Wed Jun 16 03:03:27 EDT 2021

On Wed, Jun 16, 2021 at 9:05 AM Ulrich Windl
<Ulrich.Windl at rz.uni-regensburg.de> wrote:
>
> >>> Andrei Borzenkov <arvidjaar at gmail.com> schrieb am 15.06.2021 um 17:20 in
> Nachricht
> <CAA91j0XaGFRrYvum=Do3qoPFe5YUj9s_4VoEHcAH72QAHyGBew at mail.gmail.com>:
> > We had the following situation
> >
> > 2‑node cluster with single device (just single external storage
> > available). Storage failed.
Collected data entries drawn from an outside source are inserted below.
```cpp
struct FusedGeom {
  uint32_t hot_wgs;
  uint32_t decode_wgs;
  const uint32_t* cold_map;
};
constexpr uint32_t FUSED_LDS_WORDS = 4u * 2u * GATHER_CAP + LATE_BITS_WORDS;
static_assert(4u * ROWS16_LDS_WORDS <= FUSED_LDS_WORDS, "row roles' LDS");
static_assert(3u * (FUSED_LDS_WORDS + 8u) * 4u + 90376u <= 160u * 1024u, "three workgroups of this launch + one of bucket_sort_kernel per CU");
#ifndef CDAE_FUSED_WAVES_PER_SIMD
#define CDAE_FUSED_WAVES_PER_SIMD 3
#endif
template <int NV, int NT, int LOSS, bool ADAGRAD>
__global__ void __launch_bounds__(256, CDAE_FUSED_WAVES_PER_SIMD)
decode_gather_kernel(HyperParams hp, uint32_t hot_rows, FusedGeom geo, DecodeLate late, GatherArgs ga, CDAE_DECODE_PARAMS) {
  constexpr int CH = NT == 0 ? NV : NV + 1;
  constexpr int NI = CH <= 1 ? 1 : (CH <= 2 ? 2 : 4);
  __shared__ uint32_t fused_lds[FUSED_LDS_WORDS + 8u];
  const uint32_t wg = blockIdx.x;
  const uint32_t wid = __builtin_amdgcn_readfirstlane(threadIdx.x / WAVE);
  if (wg < geo.hot_wgs) {
    const uint32_t row = wg * 4u + wid;
    if (row < hot_rows && !CDAE_SKIP_ROLE(hp, 4u)) {
      const unsigned long long t0 = trace_begin(hp);
      __builtin_amdgcn_s_setprio(CDAE_HOT_PRIO);
      decode_row64<NI, LOSS, ADAGRAD, false, true>(hp, row, reinterpret_cast<float*>(fused_lds + wid * ROWS16_LDS_WORDS), ROW64_PARK_WORDS, late,
                                                   CDAE_DECODE_PASS);
      __builtin_amdgcn_s_setprio(0);
      trace_end(hp, 3, row, t0, hp.trace ? hw_place() : 0u);
    }
  } else if (wg < geo.decode_wgs) {
    if (CDAE_SKIP_ROLE(hp, 8u)) return;
    uint32_t* const claim = fused_lds + FUSED_LDS_WORDS;
    if (threadIdx.x < 4) claim[threadIdx.x] = 0u;
    __syncthreads();
    const uint32_t simd = (__builtin_amdgcn_s_getreg((1 << 11) | (4 << 6) | 4) ) & 3u;
    if (threadIdx.x % WAVE == 0) atomicCAS(&claim[simd], 0u, 1u + wid);
    __syncthreads();
    const uint32_t cs[4] = {claim[0], claim[1], claim[2], claim[3]};
    int mine = -1;
#pragma unroll
    for (int q = 0; q < 4; ++q) if (cs[q] == 1u + wid) mine = q;
    if (mine < 0) {
      uint32_t before = 0, cnt = 0;
#pragma unroll
      for (int q = 0; q < 4; ++q) if (cs[q] && cs[q] - 1u < wid) ++before;
      const uint32_t j = wid - before;
#pragma unroll
      for (int q = 0; q < 4; ++q) if (!cs[q]) { if (cnt == j) mine = q; ++cnt; }
    }
    const uint32_t g = geo.cold_map[wg * 4u + (uint32_t)mine];
    if (g == 0xFFFFFFFFu) return;
    const unsigned long long t0 = trace_begin(hp);
    decode_rows16<NV, NT, LOSS, ADAGRAD, true>(hp, hot_rows + g * 4u, fused_lds + wid * ROWS16_LDS_WORDS, CDAE_DECODE_PASS);
    trace_end(hp, 4, hot_rows / 4u + g, t0, hp.trace ? hw_place() : 0u);
  } else {
    uint32_t* const lbits = fused_lds + 4u * 2u * GATHER_CAP;
    stage_late_bits(lbits, ga.late_bits, ga.late_words);
    const uint32_t gw = wg - geo.decode_wgs;
    const uint32_t part = gw & 7u, unit = (gw >> 3) * 4u + wid;
    if (unit >= ga.n_units) return;
    hidden_gather_role<NI, true>(hp, ga, part, unit, fused_lds + wid * 2u * GATHER_CAP,
                                 reinterpret_cast<float*>(fused_lds + wid * 2u * GATHER_CAP + GATHER_CAP), ga.late_bits ? lbits : nullptr);
  }
}

template <int NI>
__device__ __forceinline__ void add_partial_rows(float (&hg)[NI], const float* __restrict__ HGpart, uint32_t n_units, uint32_t n_parts,
                                                 uint32_t ub, uint32_t ue, uint32_t Kp, uint32_t lo) {
  if (n_parts == 8u) {
    const size_t slab = (size_t)n_units * Kp;
    for (uint32_t u = ub; u < ue; u += 2) {
      const bool two = u + 1u < ue;
      const float* p0 = HGpart + (size_t)u * Kp + lo;
      const float* p1 = HGpart + (size_t)(two ? u + 1u : u) * Kp + lo;
      float a0[8][NI], a1[8][NI];
#pragma unroll
// ... 703 lines not shown
```

cdae_amd/csrc/cdae_sort_kernels.hpp:

```cpp
#pragma once
#include <hip/hip_runtime.h>
#include <stdint.h>

#include "cdae_kernels.hpp"

namespace cdae {

#ifndef CDAE_SEGSORT_THREADS
#define CDAE_SEGSORT_THREADS 256
#endif
constexpr uint32_t SEGSORT_THREADS = CDAE_SEGSORT_THREADS;
#ifndef CDAE_SEGSORT_ITEMS
#define CDAE_SEGSORT_ITEMS 8
#endif
constexpr uint32_t SEGSORT_ITEMS = CDAE_SEGSORT_ITEMS;
#ifndef CDAE_SEGSORT_WINDOW
#define CDAE_SEGSORT_WINDOW 3072
#endif
constexpr uint32_t SEGSORT_WINDOW = CDAE_SEGSORT_WINDOW;

constexpr uint32_t TILE_SORT_MAX_ITEMS = 32768;
#ifndef CDAE_TILE_EX
#define CDAE_TILE_EX 4096
#endif
// ... 438 lines not shown
      if (flags & DUP_PREV_BIT) ++my_dups;
    }
    uint32_t o = my_dups ? atomicAdd(&misc[17], my_dups) : 0u;
    __syncthreads();
    if (t == 0) { misc[18] = misc[17] ? atomicAdd(dup_count + w % stripes, misc[17]) : 0u; misc[17] = 0u; }
    __syncthreads();
    if (my_dups) {
      o += misc[18];
      const uint32_t stripe_cap = dup_cap / stripes, stripe0 = (w % stripes) * stripe_cap;
      for (uint32_t q = t; q < n; q += BK_THREADS) {
        const uint64_t v = sorted_val[base + g0 + q];
        if (!((uint32_t)v & DUP_PREV_BIT)) continue;
        const uint32_t idx = o < stripe_cap ? stripe0 + o : DUP_NONE;
        ++o;
        dup_of_pos[base + g0 + q] = idx;
        dup_of_ex[(uint32_t)(v >> 32)] = idx;
      }
    }
    __syncthreads();
    ia = ib;
  }
}

}
```

Baseline: 2.901 million.

## Order cold decode rows by actual per-batch segment length for load balance

Adds a single-workgroup kernel after the bucket sort that counting-sorts the cold item rows by their actual per-batch segment length, longest first, into a cold_rank table. The decode kernels then map each 4-row cold group through this table, so rows grouped together have similar lengths and long rows are scheduled first. The host geometry builder estimates group lengths from a Poisson model of the expected row length rather than using per-rank maxima. The cost is an extra tiny kernel launch per batch and an indirection load per row, and it is enabled by default when bucket sort is on.

```diff
diff --git a/cdae_amd/csrc/cdae_hip.hip b/cdae_amd/csrc/cdae_hip.hip
--- a/cdae_amd/csrc/cdae_hip.hip
+++ b/cdae_amd/csrc/cdae_hip.hip
@@ -107,6 +107,7 @@
   cdae::FusedGeom fused_geo{};
   bool fused_geo_set = false;
   std::vector<float> h_rank_len;
+  bool cold_order = false;
   uint32_t* d_cold_map = nullptr;
   uint32_t num_cus = 256;
   cdae::DecodeLate decode_late() const { return cdae::DecodeLate{d_Ghot, d_hotdup, late_rows}; }
@@ -144,6 +145,7 @@
     uint32_t* wg_state = nullptr;
     uint32_t* cells = nullptr; uint32_t* cell_flag = nullptr;
     uint32_t cell_tag = 0;
+    uint32_t* cold_rank = nullptr;
     hipEvent_t ready = nullptr, released = nullptr;
   } ex[3];
   static constexpr int NSETS = 3;
@@ -385,7 +387,7 @@
 template <class F> int visit_device_ptrs(cdae_hip* h, F f) {
   for (auto& b : h->ex)
     CHK(visit_slots(f, b.item, b.val, b.sorted_item, b.sorted_val, b.seg, b.dup_of_pos, b.dup_of_ex, b.dup_count, b.key16, b.sorted_key16,
-                    b.item_count, b.prefix, b.rank, b.bucketed, b.tile_hist, b.block_total, b.wg_state, b.cells, b.cell_flag));
+                    b.item_count, b.prefix, b.rank, b.bucketed, b.tile_hist, b.block_total, b.wg_state, b.cells, b.cell_flag, b.cold_rank));
   return visit_slots(f, h->d_row_ptr, h->d_col, h->d_item_order, h->d_shared, h->d_Wu, h->d_Wu_ag, h->d_D0, h->d_HGpart, h->d_sort_tmp,
                      h->d_unit_ptr, h->d_Hpart, h->d_uptr_tmp, h->d_Zb, h->d_ZTb, h->d_Db, h->d_DTb, h->d_Gb, h->d_GTb, h->d_dD, h->d_has_in,
                      h->d_Z, h->d_Dz, h->d_HG, h->d_G, h->d_touched, h->d_uids, h->d_rec, h->d_base, h->d_delta, h->d_recv, h->d_snap,
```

So SBD lost access to the device. Cluster
> > was still up, both nodes were running.
>
> Shouldn't sbd fence then (after some delay)?
>

No. That is what pacemaker integration is for.

> >
> > We thought that access to storage was restored, but one step was
> > missing so devices appeared empty.
> >
> > At this point I tried to restart the pacemaker. But as soon as I
> > stopped pacemaker SBD rebooted nodes ‑ which is logical, as quorum was
> > now lost.
> >
> > How to cleanly stop pacemaker in this case and keep nodes up?
>
> Unconfigurte sbd devices I guess.
>

Do you have *practical* suggestions on how to do it online in a
running pacemaker cluster? Can you explain how it is going to help
given that lack of sbd device was not the problem in the first place?